[EXERCISE REQUIREMENTS] Give back every line of the material below that has the string "self".
== RECORDS FOR THIS TASK
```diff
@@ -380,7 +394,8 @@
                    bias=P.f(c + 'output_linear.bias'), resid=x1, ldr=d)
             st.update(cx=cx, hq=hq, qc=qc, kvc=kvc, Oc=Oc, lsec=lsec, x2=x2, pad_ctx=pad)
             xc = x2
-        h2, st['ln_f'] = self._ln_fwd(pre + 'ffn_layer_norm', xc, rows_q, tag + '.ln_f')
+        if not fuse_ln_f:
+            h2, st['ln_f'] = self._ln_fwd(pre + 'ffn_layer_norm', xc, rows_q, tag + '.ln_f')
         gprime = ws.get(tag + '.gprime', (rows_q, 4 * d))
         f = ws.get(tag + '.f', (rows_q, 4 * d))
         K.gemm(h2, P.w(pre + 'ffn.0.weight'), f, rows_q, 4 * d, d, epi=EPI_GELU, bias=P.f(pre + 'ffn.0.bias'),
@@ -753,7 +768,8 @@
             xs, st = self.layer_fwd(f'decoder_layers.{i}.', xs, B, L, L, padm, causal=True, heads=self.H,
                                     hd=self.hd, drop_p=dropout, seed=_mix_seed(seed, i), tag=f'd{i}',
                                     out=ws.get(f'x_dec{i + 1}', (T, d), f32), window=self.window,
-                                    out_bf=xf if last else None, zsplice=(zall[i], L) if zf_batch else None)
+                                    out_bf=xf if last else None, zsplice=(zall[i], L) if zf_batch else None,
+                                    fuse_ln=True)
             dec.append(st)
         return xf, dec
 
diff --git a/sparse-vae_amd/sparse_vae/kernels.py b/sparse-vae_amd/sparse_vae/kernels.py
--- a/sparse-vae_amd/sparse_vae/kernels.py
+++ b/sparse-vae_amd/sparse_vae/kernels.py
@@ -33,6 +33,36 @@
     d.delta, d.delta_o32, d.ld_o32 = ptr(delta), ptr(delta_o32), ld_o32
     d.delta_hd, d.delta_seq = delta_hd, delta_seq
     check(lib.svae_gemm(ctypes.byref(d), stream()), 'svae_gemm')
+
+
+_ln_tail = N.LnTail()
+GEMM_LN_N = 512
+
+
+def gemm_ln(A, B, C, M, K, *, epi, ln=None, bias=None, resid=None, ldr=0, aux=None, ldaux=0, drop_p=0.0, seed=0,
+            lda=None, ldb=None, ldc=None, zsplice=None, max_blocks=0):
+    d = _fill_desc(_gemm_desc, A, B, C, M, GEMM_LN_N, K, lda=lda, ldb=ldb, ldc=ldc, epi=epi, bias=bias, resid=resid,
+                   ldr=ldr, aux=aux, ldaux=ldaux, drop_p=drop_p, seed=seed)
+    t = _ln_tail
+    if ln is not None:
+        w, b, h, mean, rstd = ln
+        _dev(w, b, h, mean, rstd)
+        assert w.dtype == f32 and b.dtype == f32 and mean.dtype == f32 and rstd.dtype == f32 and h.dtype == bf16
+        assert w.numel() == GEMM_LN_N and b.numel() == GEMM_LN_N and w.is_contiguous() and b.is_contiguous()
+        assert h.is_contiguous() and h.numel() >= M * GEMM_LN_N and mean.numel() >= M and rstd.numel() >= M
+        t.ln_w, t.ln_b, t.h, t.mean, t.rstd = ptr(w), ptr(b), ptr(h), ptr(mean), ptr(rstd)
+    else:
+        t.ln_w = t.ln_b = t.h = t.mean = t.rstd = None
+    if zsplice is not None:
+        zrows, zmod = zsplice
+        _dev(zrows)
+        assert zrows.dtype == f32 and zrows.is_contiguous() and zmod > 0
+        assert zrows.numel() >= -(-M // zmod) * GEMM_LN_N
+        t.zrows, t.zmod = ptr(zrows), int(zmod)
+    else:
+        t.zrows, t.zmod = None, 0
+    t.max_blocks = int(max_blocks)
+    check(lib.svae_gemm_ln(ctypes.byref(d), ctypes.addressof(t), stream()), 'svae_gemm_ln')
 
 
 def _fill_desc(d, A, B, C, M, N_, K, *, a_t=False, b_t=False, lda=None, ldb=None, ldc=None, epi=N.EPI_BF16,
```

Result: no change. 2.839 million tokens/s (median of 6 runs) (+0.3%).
====
[EXERCISE RESULT]
-        h2, st['ln_f'] = self._ln_fwd(pre + 'ffn_layer_norm', xc, rows_q, tag + '.ln_f')
+            h2, st['ln_f'] = self._ln_fwd(pre + 'ffn_layer_norm', xc, rows_q, tag + '.ln_f')
             xs, st = self.layer_fwd(f'decoder_layers.{i}.', xs, B, L, L, padm, causal=True, heads=self.H,
                                     hd=self.hd, drop_p=dropout, seed=_mix_seed(seed, i), tag=f'd{i}',
                                     out=ws.get(f'x_dec{i + 1}', (T, d), f32), window=self.window,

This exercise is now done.